Start of Entries provided

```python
# ... 7 lines not shown
        self.sim = sim
        self.pos_enc = pos_enc
        self.language_model = language_model
        self.use_text_pos_enc = use_text_pos_enc
        self.return_dual_feature = return_dual_feature
        self.random_pos_start = random_pos_start
        self.use_alignability_head = use_alignability_head
        self.compute_dtype = {"fp32": torch.float32, "bf16": torch.bfloat16, torch.float32: torch.float32,
                              torch.bfloat16: torch.bfloat16}[compute_dtype]
        if num_encoder_layers < 1 or num_decoder_layers < 1:
            raise NotImplementedError("the HIP path needs >= 1 layer per stack (reference edge case tan_model.py:177-179)")

        if language_model == "word2vec":
            from .word2vec_model import Word2VecModel
            self.bert = Word2VecModel(compute_dtype=compute_dtype)
        elif language_model in (None, "none"):
            self.bert = None
        elif language_model == "bert":
            self.bert = _local_bert()
        else:
            raise NotImplementedError(f"language_model={language_model!r}: 'word2vec' (tan_model.py:39-40), 'bert' (:37-38) or None")
        text_embed_dim = {"bert": 768}.get(language_model, 512)

        self.video_temporal_encoder = TemporalEncoder(width=WIDTH, layers=num_encoder_layers, heads=HEADS)
        self.joint_temporal_encoder = TemporalEncoder(width=WIDTH, layers=num_decoder_layers, heads=HEADS)
        self.video_pre_proj = _LinearParams(d_video, WIDTH, bias=False)
        self.text_pre_proj = _LinearParams(text_embed_dim, WIDTH, bias=False)
        self.ln_text_init = _LayerNormParams(WIDTH)
        self.ln_video_init = _LayerNormParams(WIDTH)
        self.ln_position_init = _LayerNormParams(WIDTH)
        self.ln_video_post_enc = _LayerNormParams(WIDTH)
        self.ln_joint_post_enc = _LayerNormParams(WIDTH)
        if pos_enc == "learned":
            self.temporal_pos_embed = nn.Parameter(torch.empty(1024, WIDTH))
            nn.init.normal_(self.temporal_pos_embed, std=0.01)
        elif pos_enc == "sine":
            self.register_buffer("temporal_pos_embed", get_position_embedding_sine(WIDTH, 1024))
        else:
            raise ValueError(pos_enc)
        self.text_temporal_pos_embed = nn.Parameter(torch.empty(1024, WIDTH))
        nn.init.normal_(self.text_temporal_pos_embed, std=0.01)
        self.mlp = _LinearParams(WIDTH, WIDTH)
        if use_alignability_head:
            self.binary_head = _LinearParams(WIDTH, 1)
            nn.init.normal_(self.binary_head.weight, std=0.01)
            nn.init.zeros_(self.binary_head.bias)
        self.initialize_parameters()
        self._flat = _Flat(self, [(n, p) for n, p in self.named_parameters() if not n.startswith("bert.")])
        self._ws_pool, self._ws_lru, self._ws_tick = {}, {}, 0
        import threading
        self._ws_lock = threading.Lock()
        self.overlap_stacks = True
        self.serialize_streams = False
        self._side = None
        self._issuer = None
        self._lp_cache = {}
        self.transposed_dx = True
        self.panel_kernels = os.environ.get("TAN_PANEL", "1") != "0"
        self._grad_ready_hook = None
        self.register_load_state_dict_post_hook(lambda module, incompatible: module.invalidate_shadow())

    def state_dict(self, *args, **kwargs):
        f = self.__dict__.get("_flat")
        if f is not None:
            f.drain()
        return super().state_dict(*args, **kwargs)

    def _drain_pending(self):
        f = self.__dict__.get("_flat")
        if f is not None:
            f.drain()

    def named_parameters(self, *args, **kwargs):
        self._drain_pending()
        return super().named_parameters(*args, **kwargs)

    def invalidate_shadow(self):
        self._drain_pending()
        f = self.__dict__.get("_flat")
        if f is not None:
            f.shadow_version = -1

    def initialize_parameters(self):
        nn.init.normal_(self.video_pre_proj.weight, std=0.01)
        nn.init.normal_(self.text_pre_proj.weight, std=0.01)
        nn.init.normal_(self.mlp.weight, std=0.01)
        nn.init.zeros_(self.mlp.bias)
        w, layers = self.joint_temporal_encoder.width, self.joint_temporal_encoder.layers
        proj_std = (w ** -0.5) * ((2 * layers) ** -0.5)
        attn_std = w ** -0.5
        fc_std = (2 * w) ** -0.5
        for enc in (self.video_temporal_encoder, self.joint_temporal_encoder):
            for blk in enc.resblocks:
                nn.init.normal_(blk.attn.in_proj_weight, std=attn_std)
                nn.init.normal_(blk.attn.out_proj.weight, std=proj_std)
                nn.init.normal_(blk.mlp.c_fc.weight, std=fc_std)
                nn.init.normal_(blk.mlp.c_proj.weight, std=proj_std)

    @property
    def lang_model(self):
        return self.bert

    def _autograd_anchor(self):
        f = self._flat
        for p in f.params:
            if p.requires_grad:
# ... 377 lines not shown
```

End of Entries provided

[Task brief]
Find all the lines containing "super" in the material, then copy them.

[Result below]
        return super().state_dict(*args, **kwargs)
        return super().named_parameters(*args, **kwargs)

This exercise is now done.